◆ **Try it**
Once the line with "(p.R - p.N)] = x;" is found in the entries below, print it and each following line exactly, stopping after the line with "(float)v[it][3 % OW];"; print nothing else.

─── Records

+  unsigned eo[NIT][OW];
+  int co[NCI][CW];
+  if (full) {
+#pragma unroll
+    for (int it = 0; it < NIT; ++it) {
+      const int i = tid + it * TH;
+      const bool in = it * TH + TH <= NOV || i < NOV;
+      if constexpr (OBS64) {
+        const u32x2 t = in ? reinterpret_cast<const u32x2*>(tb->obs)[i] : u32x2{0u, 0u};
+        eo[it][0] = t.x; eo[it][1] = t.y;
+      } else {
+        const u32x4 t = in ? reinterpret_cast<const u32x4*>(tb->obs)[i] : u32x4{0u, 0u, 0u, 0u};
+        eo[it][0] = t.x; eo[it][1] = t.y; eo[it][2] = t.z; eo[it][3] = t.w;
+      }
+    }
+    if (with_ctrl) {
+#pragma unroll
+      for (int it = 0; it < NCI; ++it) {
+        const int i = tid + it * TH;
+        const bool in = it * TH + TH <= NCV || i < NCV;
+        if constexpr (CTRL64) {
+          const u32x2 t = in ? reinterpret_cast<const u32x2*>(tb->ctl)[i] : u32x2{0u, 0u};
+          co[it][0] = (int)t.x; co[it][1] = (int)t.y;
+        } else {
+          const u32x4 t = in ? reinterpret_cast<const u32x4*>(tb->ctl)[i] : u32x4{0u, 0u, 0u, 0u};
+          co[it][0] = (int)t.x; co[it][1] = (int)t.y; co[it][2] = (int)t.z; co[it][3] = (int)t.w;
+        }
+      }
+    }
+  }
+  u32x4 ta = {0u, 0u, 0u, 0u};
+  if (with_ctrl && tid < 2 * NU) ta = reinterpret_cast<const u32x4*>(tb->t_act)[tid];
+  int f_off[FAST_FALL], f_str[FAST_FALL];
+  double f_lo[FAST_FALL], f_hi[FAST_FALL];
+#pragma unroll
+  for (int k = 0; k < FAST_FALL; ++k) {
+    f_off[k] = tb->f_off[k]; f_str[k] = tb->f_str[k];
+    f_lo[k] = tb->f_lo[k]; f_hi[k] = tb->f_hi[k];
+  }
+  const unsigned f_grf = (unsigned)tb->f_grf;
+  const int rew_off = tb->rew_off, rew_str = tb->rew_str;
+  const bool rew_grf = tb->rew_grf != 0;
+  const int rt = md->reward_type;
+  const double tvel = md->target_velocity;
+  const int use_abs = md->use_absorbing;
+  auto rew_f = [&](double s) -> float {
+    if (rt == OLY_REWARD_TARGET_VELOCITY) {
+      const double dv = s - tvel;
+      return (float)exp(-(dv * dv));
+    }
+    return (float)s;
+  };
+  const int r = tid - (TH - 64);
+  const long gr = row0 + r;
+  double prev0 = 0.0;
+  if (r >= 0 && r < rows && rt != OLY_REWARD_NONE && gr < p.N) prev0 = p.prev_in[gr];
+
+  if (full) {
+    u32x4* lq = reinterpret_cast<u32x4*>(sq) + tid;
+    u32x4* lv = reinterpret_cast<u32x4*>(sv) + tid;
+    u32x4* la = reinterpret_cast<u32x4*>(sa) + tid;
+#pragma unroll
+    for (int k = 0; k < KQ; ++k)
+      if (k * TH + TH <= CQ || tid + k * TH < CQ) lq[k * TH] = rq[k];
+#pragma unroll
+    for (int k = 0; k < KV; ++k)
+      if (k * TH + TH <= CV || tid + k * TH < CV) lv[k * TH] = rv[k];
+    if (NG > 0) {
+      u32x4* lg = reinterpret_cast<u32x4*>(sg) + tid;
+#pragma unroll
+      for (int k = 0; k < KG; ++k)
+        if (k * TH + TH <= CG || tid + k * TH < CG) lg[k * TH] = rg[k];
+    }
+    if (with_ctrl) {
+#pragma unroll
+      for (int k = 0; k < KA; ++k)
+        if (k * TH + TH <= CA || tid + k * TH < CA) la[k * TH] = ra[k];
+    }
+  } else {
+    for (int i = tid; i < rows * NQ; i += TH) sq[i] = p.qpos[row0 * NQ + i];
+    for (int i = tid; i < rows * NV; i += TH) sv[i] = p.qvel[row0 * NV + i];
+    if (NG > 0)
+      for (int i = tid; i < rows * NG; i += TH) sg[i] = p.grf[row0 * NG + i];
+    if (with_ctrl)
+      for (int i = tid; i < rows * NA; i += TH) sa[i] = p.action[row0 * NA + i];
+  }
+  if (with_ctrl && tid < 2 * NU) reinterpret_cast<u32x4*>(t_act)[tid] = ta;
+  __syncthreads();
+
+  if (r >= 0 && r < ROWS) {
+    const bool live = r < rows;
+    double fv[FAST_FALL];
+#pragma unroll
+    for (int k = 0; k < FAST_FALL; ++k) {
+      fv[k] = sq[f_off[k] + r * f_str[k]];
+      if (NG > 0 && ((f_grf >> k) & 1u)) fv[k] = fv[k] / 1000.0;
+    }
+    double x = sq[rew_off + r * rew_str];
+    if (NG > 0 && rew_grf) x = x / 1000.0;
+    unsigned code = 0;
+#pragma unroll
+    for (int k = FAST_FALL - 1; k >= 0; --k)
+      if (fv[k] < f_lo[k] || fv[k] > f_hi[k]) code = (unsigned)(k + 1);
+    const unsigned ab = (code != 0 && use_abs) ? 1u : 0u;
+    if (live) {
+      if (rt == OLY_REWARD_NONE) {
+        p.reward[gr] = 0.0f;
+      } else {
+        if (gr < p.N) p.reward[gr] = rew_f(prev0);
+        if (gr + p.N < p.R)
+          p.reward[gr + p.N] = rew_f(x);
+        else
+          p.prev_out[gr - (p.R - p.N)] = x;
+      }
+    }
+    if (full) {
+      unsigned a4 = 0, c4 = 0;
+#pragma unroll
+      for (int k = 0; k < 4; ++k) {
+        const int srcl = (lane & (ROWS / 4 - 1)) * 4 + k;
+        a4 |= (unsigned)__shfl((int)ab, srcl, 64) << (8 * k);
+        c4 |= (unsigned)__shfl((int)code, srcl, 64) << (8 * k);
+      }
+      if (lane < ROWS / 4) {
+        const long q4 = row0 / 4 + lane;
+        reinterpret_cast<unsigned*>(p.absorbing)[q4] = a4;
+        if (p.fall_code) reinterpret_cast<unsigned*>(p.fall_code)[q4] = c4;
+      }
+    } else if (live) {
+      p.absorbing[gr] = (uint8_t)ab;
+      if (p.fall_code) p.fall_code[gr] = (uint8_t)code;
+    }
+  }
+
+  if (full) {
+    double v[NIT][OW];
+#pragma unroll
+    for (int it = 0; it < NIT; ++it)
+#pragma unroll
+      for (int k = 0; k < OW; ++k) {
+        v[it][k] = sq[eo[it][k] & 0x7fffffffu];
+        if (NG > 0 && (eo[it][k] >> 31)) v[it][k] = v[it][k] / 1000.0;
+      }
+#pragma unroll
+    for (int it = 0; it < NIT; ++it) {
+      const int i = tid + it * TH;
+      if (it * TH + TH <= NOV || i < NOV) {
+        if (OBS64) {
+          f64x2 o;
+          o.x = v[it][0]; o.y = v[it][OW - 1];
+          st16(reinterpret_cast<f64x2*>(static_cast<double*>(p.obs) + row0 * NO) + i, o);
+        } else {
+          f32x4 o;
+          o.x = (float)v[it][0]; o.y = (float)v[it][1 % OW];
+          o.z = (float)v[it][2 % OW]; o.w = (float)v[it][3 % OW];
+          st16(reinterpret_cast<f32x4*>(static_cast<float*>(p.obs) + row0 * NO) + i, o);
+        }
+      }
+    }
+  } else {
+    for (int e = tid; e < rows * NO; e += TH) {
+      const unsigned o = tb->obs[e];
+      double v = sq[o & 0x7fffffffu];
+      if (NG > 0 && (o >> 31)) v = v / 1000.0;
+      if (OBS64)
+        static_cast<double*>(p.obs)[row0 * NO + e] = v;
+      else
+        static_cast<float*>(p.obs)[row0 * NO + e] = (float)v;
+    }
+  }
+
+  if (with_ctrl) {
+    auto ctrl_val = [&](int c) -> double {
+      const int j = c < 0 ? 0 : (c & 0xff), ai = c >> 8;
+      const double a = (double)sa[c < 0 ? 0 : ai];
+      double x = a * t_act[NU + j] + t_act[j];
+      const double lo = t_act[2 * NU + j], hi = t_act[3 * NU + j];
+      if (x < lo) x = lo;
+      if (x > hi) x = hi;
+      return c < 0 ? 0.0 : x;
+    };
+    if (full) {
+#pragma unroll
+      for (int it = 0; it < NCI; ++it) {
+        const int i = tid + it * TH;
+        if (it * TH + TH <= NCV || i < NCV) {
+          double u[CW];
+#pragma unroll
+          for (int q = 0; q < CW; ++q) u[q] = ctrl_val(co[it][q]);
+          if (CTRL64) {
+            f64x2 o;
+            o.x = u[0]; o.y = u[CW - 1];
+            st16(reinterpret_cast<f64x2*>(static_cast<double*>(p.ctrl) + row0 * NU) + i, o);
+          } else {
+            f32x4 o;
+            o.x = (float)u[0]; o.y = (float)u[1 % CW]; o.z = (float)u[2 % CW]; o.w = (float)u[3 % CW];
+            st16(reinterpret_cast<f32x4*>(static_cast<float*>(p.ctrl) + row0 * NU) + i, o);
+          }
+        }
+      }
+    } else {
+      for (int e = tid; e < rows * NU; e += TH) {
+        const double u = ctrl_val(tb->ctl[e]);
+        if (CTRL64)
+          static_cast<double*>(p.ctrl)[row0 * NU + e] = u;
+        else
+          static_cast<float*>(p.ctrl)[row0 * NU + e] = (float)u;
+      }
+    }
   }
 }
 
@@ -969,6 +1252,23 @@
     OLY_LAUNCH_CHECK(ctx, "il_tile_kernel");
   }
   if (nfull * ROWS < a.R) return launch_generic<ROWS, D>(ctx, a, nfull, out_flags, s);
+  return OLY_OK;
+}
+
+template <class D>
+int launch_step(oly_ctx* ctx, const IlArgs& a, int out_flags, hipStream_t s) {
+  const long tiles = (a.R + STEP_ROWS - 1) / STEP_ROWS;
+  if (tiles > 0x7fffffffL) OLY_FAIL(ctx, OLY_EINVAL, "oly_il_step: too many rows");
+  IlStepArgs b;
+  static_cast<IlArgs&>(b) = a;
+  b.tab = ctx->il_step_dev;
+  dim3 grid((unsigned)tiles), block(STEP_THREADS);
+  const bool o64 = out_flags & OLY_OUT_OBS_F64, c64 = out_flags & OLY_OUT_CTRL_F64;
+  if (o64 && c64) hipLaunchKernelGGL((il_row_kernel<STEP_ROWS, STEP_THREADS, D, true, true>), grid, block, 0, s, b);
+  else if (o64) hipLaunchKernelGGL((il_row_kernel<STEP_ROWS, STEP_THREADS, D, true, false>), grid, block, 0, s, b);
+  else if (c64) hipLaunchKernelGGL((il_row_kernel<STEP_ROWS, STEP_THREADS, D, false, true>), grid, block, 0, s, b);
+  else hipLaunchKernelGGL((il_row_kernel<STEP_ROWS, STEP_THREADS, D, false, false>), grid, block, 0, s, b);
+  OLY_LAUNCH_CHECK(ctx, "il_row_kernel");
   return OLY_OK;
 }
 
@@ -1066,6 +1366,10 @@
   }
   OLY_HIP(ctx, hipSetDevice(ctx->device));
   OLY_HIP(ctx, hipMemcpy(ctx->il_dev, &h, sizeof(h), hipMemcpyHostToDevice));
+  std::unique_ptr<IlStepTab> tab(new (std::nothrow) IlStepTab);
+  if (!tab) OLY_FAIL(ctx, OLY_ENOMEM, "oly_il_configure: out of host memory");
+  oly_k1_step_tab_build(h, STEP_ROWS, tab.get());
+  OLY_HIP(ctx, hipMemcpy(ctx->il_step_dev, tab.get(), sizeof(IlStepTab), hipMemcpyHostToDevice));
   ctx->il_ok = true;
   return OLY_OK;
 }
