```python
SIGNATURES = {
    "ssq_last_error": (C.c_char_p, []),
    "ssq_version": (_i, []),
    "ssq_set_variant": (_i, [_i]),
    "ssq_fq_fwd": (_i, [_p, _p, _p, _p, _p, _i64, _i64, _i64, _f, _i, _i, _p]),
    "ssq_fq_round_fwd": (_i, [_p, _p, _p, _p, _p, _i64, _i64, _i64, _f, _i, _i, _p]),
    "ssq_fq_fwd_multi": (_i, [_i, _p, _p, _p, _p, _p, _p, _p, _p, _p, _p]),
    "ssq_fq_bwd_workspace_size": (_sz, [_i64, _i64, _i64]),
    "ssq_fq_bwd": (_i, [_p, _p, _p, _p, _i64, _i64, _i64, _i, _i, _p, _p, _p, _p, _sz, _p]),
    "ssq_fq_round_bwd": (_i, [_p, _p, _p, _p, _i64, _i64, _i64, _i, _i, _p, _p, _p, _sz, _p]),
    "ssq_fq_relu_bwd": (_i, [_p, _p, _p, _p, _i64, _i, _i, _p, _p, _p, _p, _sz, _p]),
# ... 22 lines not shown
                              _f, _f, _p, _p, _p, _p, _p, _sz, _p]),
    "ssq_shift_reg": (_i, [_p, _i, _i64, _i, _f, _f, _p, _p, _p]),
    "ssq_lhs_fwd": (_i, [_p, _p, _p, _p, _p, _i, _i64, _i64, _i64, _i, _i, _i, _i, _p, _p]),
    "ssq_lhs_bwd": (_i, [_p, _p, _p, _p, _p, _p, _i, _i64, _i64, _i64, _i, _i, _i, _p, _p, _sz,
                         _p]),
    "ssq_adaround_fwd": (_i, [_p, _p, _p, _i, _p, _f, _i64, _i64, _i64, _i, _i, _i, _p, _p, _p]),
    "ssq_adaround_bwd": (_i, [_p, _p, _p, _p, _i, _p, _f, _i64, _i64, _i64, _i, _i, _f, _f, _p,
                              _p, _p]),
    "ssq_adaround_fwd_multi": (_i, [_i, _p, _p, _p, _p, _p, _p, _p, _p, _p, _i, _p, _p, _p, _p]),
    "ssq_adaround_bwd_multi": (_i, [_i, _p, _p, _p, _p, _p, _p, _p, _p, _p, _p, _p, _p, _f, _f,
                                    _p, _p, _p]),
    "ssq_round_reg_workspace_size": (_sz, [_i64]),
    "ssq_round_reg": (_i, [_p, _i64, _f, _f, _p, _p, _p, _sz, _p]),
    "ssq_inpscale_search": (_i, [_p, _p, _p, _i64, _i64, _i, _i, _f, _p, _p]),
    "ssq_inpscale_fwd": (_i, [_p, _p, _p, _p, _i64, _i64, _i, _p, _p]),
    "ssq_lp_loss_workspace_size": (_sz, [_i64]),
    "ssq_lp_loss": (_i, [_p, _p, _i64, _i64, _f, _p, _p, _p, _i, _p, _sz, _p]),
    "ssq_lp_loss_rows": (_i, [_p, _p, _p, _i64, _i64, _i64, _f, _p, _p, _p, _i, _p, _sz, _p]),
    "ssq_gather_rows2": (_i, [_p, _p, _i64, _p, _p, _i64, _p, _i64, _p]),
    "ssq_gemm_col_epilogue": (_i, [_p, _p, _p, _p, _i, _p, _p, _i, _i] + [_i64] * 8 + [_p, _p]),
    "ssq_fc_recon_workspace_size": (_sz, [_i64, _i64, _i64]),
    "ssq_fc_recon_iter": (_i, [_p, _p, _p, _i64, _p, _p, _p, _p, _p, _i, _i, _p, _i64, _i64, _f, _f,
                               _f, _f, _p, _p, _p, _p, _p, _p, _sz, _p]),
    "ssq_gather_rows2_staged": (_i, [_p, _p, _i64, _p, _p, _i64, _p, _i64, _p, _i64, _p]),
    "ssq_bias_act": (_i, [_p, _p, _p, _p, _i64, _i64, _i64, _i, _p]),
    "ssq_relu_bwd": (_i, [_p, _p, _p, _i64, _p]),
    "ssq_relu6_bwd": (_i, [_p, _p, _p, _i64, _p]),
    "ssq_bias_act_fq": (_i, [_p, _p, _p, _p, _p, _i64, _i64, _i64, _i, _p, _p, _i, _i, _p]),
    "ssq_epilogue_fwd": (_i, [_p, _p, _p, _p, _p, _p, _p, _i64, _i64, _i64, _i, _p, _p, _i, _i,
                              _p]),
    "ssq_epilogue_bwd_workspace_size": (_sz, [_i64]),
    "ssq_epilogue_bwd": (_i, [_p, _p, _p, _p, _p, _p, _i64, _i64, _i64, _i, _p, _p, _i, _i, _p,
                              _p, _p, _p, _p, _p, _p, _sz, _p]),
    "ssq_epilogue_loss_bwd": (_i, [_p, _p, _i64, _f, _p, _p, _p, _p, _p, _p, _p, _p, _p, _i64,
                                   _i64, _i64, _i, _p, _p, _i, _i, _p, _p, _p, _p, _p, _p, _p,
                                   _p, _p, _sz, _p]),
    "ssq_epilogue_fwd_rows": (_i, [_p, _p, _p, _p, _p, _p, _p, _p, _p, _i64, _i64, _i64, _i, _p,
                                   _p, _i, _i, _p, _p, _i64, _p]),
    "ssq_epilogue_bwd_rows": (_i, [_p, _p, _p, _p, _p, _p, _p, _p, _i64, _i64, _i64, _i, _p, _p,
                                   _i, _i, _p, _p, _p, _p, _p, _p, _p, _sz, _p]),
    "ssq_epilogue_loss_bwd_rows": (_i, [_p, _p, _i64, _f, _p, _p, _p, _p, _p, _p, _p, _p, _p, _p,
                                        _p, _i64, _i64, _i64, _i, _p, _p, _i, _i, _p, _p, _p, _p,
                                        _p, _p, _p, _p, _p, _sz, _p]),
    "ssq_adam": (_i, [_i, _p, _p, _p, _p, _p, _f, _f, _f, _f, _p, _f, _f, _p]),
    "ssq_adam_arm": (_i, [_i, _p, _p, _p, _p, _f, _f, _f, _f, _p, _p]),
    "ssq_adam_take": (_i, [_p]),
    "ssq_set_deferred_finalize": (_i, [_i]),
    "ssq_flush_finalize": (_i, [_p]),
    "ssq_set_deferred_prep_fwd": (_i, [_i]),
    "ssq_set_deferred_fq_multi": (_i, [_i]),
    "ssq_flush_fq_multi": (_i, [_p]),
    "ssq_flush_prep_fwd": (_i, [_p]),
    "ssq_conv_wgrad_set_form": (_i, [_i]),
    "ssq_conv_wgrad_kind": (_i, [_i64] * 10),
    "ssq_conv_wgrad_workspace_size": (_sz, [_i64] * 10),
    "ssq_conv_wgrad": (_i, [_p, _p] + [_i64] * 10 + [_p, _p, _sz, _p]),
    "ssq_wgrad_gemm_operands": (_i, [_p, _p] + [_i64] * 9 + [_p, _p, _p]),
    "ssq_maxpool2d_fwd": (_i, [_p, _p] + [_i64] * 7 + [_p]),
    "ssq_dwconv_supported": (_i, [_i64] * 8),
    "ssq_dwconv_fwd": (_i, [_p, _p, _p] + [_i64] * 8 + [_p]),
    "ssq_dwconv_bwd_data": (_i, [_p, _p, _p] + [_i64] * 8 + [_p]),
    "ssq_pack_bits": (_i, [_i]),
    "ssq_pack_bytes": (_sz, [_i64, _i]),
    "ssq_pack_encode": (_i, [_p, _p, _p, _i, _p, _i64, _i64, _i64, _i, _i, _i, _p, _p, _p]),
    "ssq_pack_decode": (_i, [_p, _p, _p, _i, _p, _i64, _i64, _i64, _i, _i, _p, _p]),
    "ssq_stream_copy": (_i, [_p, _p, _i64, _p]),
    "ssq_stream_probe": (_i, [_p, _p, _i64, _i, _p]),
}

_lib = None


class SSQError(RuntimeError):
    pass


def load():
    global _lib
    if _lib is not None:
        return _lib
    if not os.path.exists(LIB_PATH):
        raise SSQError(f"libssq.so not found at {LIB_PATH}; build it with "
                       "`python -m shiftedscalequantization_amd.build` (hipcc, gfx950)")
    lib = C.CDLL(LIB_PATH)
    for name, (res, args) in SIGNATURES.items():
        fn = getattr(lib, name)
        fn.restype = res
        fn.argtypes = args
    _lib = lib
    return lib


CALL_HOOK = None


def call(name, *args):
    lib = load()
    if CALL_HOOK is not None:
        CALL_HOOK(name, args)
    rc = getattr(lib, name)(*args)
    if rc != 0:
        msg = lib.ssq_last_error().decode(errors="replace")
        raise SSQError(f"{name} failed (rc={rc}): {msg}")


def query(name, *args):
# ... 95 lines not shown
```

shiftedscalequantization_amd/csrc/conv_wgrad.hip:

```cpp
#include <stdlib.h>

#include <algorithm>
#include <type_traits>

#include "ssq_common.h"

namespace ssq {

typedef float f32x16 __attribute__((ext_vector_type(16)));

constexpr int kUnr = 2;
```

──────

◆ **Exercise result**
+          p.prev_out[gr - (p.R - p.N)] = x;
+      }
+    }
+    if (full) {
+      unsigned a4 = 0, c4 = 0;
+#pragma unroll
+      for (int k = 0; k < 4; ++k) {
+        const int srcl = (lane & (ROWS / 4 - 1)) * 4 + k;
+        a4 |= (unsigned)__shfl((int)ab, srcl, 64) << (8 * k);
+        c4 |= (unsigned)__shfl((int)code, srcl, 64) << (8 * k);
+      }
+      if (lane < ROWS / 4) {
+        const long q4 = row0 / 4 + lane;
+        reinterpret_cast<unsigned*>(p.absorbing)[q4] = a4;
+        if (p.fall_code) reinterpret_cast<unsigned*>(p.fall_code)[q4] = c4;
+      }
+    } else if (live) {
+      p.absorbing[gr] = (uint8_t)ab;
+      if (p.fall_code) p.fall_code[gr] = (uint8_t)code;
+    }
+  }
+
+  if (full) {
+    double v[NIT][OW];
+#pragma unroll
+    for (int it = 0; it < NIT; ++it)
+#pragma unroll
+      for (int k = 0; k < OW; ++k) {
+        v[it][k] = sq[eo[it][k] & 0x7fffffffu];
+        if (NG > 0 && (eo[it][k] >> 31)) v[it][k] = v[it][k] / 1000.0;
+      }
+#pragma unroll
+    for (int it = 0; it < NIT; ++it) {
+      const int i = tid + it * TH;
+      if (it * TH + TH <= NOV || i < NOV) {
+        if (OBS64) {
+          f64x2 o;
+          o.x = v[it][0]; o.y = v[it][OW - 1];
+          st16(reinterpret_cast<f64x2*>(static_cast<double*>(p.obs) + row0 * NO) + i, o);
+        } else {
+          f32x4 o;
+          o.x = (float)v[it][0]; o.y = (float)v[it][1 % OW];
+          o.z = (float)v[it][2 % OW]; o.w = (float)v[it][3 % OW];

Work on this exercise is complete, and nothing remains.